# Control de camara PTZ Pelco-D/P



## Butxes (Feb 14, 2011)

Buenas personal,

     Estoy implementando un sistema de control mediante protocolo Pelco-D o Pelco-P, el modelo de la camara es el siguiente "eneo edmc-2221".

     El sistema final constaría de una interfaz de usuario (PC), una ARM M3 para hacer el sistema de control y por ultimo la camara.

     El sistema de prueba actual consta de mi portatil y un cable convertidor USB->RS-485 conectando la camara y el PC.

     Bien, aqui esta mi gran problema, configuro los switch de la camara para pelco-d con Baud Rate de 9600. Enciendo la camara, hace la calibración sola, una vez que la camara termina con la calibración, comienzo a enviar las tramas con las acciones, desde un programa hecho en visual c++ 6.0, con la misma configuración que la camara. Aqui esta el gran problema, no siempre hace las acciones, es mas casi nunca hace las acciones, por ejemplo, le mando las acciones una cada segundo, y de cada 20 acciones que le envio solo hace 5. Y cuando configuro para Pelco-P quizas mejora un poco mas. Pero necesito que la camara reaccione a todas las acciones que le envie, para poder tener el control correcto.

      Entonces, que es lo que sucede?? las tramas estan correctamente enviadas. Necesito enviar primero alguna trama de inicialización para que la camara reaccione a todas mis acciones. O puedo enviar las acciones directamente sin inicializar nada??

            Muchisimas gracias por su atencion,,

                 Saludos desde Porto,


----------



## Unikfriend (Feb 14, 2011)

Hi Butxes... 

Supongo que cuando utilizas el joystick funciona bien,
y si te conectas por el RS232 sin utilizar el RS485 funciona?

pudiera ser problema del USB, intenta utilizando un PC que cuenta con puerto serial.

Saludos.


----------



## Butxes (Feb 14, 2011)

Unikfriend dijo:


> Hi Butxes...
> 
> Supongo que cuando utilizas el joystick funciona bien,
> y si te conectas por el RS232 sin utilizar el RS485 funciona?
> ...



   Hola,

       Lo primero muchas gracias por la respuesta, se agradece mucho.

       Lo segundo, con el joystick funciona bien, pero el problema del joystick esq solo funciona con protocolo fastrax-II, entones tengo q cambiar los switch de la camara a fastrax-II y funciona correctamente. Pero el joystick no funciona en otro protocolo, y cuando cambio todas las configuraciones a Pelco-d o Pelco-p y uso mi programa u otros la camara no reacciona ante todos los envios, solo algunas veces. 

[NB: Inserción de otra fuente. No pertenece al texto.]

typedef uint32_t L2Block __attribute__((vector_size(16)));
__device__ __forceinline__ L2Block l2_block_zero() { const L2Block b = {0u, 0u, 0u, 0u}; return b; }
__device__ __forceinline__ L2Block l2_block_load(bool on, const uint4 *p, L2Block otherwise)
{
  if (on) otherwise = *(const L2Block *)p;
  return otherwise;
}
template <class G>
static __global__ __launch_bounds__(kL2SimTPB) void k_l2_sim(L2FastArgs a, const int32_t *__restrict__ list, const unsigned int *__restrict__ listCount)
{
  __shared__ uint32_t lds[(kL2SimTPB / kWave) * G::kWords * kWave];
  const int lane = threadIdx.x & (kWave - 1), wv = threadIdx.x >> 6;
  uint32_t *W = lds + wv * (G::kWords * kWave);
  uint8_t *F = (uint8_t *)W + (kL2ByteInterleave ? lane : 4 * lane);
  uint32_t *S = W + lane;
  const int32_t slot = blockIdx.x * blockDim.x + threadIdx.x;
  int32_t c = a.c0 + slot;
  if (list) {
    const unsigned int n = *listCount;
    if ((unsigned int)(blockIdx.x * blockDim.x) >= n) return;
    c = (unsigned int)slot < n ? list[slot] : a.c1;
  }
#pragma unroll
  for (int x = 0; x < G::kStateWords; x++) S[x * kWave] = 0u;
  unsigned long long cntE = 0, cntS = 0, cntQ = 0;
  const int myFlag = c < a.c1 ? a.slowFlag[c - a.c0] : 1;
  const bool mine = (G::kMaxS == 255) ? (myFlag == 0) : (myFlag == 4);
  const int32_t i = mine ? c - a.c0 : 0;
  L2Range r; r.beg0 = 0; r.end0 = 0; r.last = 0; r.nEvents = 0;
  if (mine) r = a.ranges[i];
  const int n = r.nEvents;
  L2Regs R; R.s = mine ? a.g.fragS[a.g.candFrag[c]] : 1; R.iStar = R.s; R.tot = R.s; R.shared = 0; R.ovfAcc = 0;
  const uint4 *p = (const uint4 *)((const uint16_t *)a.codes + (mine ? a.codeOff[i] : 0u));
  const int nBlk = (n + 7) >> 3;
  int best = 0, begAtBest = -1, begAtLast = -1, steps = 0, delCount = 0;
  L2Block cur = l2_block_load(mine, p, l2_block_zero());
  auto run_block = [&](auto plainTag, int blk, const L2Block &blkWords) {
    constexpr bool PLAIN = decltype(plainTag)::value;
    const uint32_t wd[4] = {blkWords[0], blkWords[1], blkWords[2], blkWords[3]};
#pragma unroll
    for (int e = 0; e < 8; e++) {
      const uint32_t code = (e & 1) ? (wd[e >> 1] >> 16) : (wd[e >> 1] & 0xffffu);
      const int ev = 8 * blk + e;
      const bool on = PLAIN ? true : ev < n;
      const bool INS = (code & kL2InsBit) != 0;
      bool eff = on;
      if (!PLAIN) {
        if (__any(on && (code & kL2DupBit) != 0)) {
          if (on && (code & kL2DupBit)) {
            const int insCount = ev - delCount;
            if (INS) eff = dup_prev(a.g.dup, (uint32_t)(r.beg0 + insCount)) < r.beg0 + delCount;
            else { const int32_t nx = dup_next(a.g.dup, (uint32_t)(r.beg0 + delCount)); eff = !(nx >= 0 && nx < r.beg0 + insCount); }
          }
        }
      }
      l2_apply(F, R, code, INS, eff);
      delCount += (on && !INS) ? 1 : 0;
      const bool evl = on && (code & kL2NoEvalBit) == 0;
      const int se = evl ? R.shared : -1;
      const bool better = se > best, tieOrBetter = se >= best;
      best = better ? R.shared : best;
      begAtBest = better ? delCount : begAtBest;
      begAtLast = tieOrBetter ? delCount : begAtLast;
      steps += evl ? 1 : 0;
    }
  };
  int blk = 0;
  {
    constexpr uint32_t kFillPair = (kL2InsBit | kL2NoEvalBit) * 0x10001u, kDupPair = kL2DupBit * 0x10001u;
    for (; __any(mine); blk++) {
      const uint32_t andw = cur[0] & cur[1] & cur[2] & cur[3], orw = cur[0] | cur[1] | cur[2] | cur[3];
      const bool fill = 8 * blk + 8 <= n && (andw & kFillPair) == kFillPair;
      if (!__all(fill || !mine)) break;
      const int nb = blk + 1 < nBlk ? blk + 1 : blk;
      const L2Block nxt = l2_block_load(mine, p + nb, cur);
      const bool anyDup = __any(mine && (orw & kDupPair) != 0);
      if (mine) {
        const uint32_t wd[4] = {cur[0], cur[1], cur[2], cur[3]};
#pragma unroll
        for (int e = 0; e < 8; e++) {
          const uint32_t code = (e & 1) ? (wd[e >> 1] >> 16) : (wd[e >> 1] & 0xffffu);
          int d = (int)((code >> kL2DeltaShift) & 7u);
          if (anyDup && (code & kL2DupBit) && dup_prev(a.g.dup, (uint32_t)(r.beg0 + 8 * blk + e)) >= r.beg0) d = 0;
          uint8_t *pOwn = F + l2_field_off((int)((code >> 1) & 0x1ffu));
          const int nw = (int)*pOwn + d;
          R.ovfAcc |= (uint32_t)nw;
          *pOwn = (uint8_t)nw;
        }
      }
      cur = nxt;
    }
    if (blk > 0) {
      int iS = 0, tot = 0, sh = 0, acc = 0; bool open = mine;
      for (int i = 1; __any(open && i <= R.s); i++) {
        const int f = F[l2_field_off(i - 1)];
        acc += f >> 1;
        open = open && i <= R.s && i + acc <= R.s;
        iS = open ? i : iS; tot = open ? i + acc : tot; sh += open ? (f & 1) : 0;
      }
      R.iStar = mine ? iS : R.iStar; R.tot = mine ? tot : R.tot; R.shared = mine ? sh : R.shared;
    }
  }
  for (; __any(blk < nBlk); blk++) {
    const int nb = blk + 1 < nBlk ? blk + 1 : blk;
    const L2Block nxt = l2_block_load(mine, p + nb, cur);
    const uint32_t orw = cur[0] | cur[1] | cur[2] | cur[3];
    const bool plain = !mine || (8 * blk + 8 <= n && (orw & (kL2DupBit | (kL2DupBit << 16))) == 0);
    if (__all(plain)) run_block(std::true_type(), blk, cur);
    else run_block(std::false_type(), blk, cur);
    cur = nxt;
  }
  if (mine) {
    if (R.ovfAcc & 0x100u) a.slowFlag[i] = 3;
    else {
      a.slowFlag[i] = (G::kMaxS == 255) ? 0 : 8;
      a.g.outBest[c] = best;
      a.g.outFirst[c] = begAtBest >= 0 ? a.g.mWpos[r.beg0 + begAtBest] : 0;
      a.g.outLast[c] = begAtLast >= 0 ? a.g.mWpos[r.beg0 + begAtLast] : 0;
      cntE = (unsigned long long)(r.last - r.beg0); cntS = (unsigned long long)steps; cntQ = (unsigned long long)R.s;
    }
  }
#pragma unroll
  for (int d = 32; d > 0; d >>= 1) { cntE += __shfl_down(cntE, d); cntS += __shfl_down(cntS, d); cntQ += __shfl_down(cntQ, d); }
  if (lane == 0 && (cntE | cntS | cntQ)) { atomicAdd(stat_slot(a.g.sumEntries), cntE); atomicAdd(stat_slot(a.g.sumSteps), cntS);
    atomicAdd(stat_slot(a.g.sumQ), cntQ); }
}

      Esta camara funciona con RS-485 por lo tanto la señal debe ser diferencial, y RS-232 no me vale. Por ahora no dispongo de ordenador con puerto serial.

      Si se te ocurre o a alguien se le ocurre alguna solucion, por favor indicarla

             Muchisimas gracias por su atención,,


----------



## Unikfriend (Feb 15, 2011)

Hi,
cuando utilizas el software que viene con la camara conectado por USB y RS485,
la puedes comunicar sin ningun problema?


----------



## Butxes (Feb 20, 2011)

Unikfriend dijo:


> Hi,
> cuando utilizas el software que viene con la camara conectado por USB y RS485,
> la puedes comunicar sin ningun problema?




Buenas,,

      Muchas gracias por tu interes,

      Cuando utilizo el software bajado oficial de pelco-d/p y con otro software llamado PTZ-Controller, hace practicamente lo mismo, de todas las acciones enviadas muy pocas son ejecutadas.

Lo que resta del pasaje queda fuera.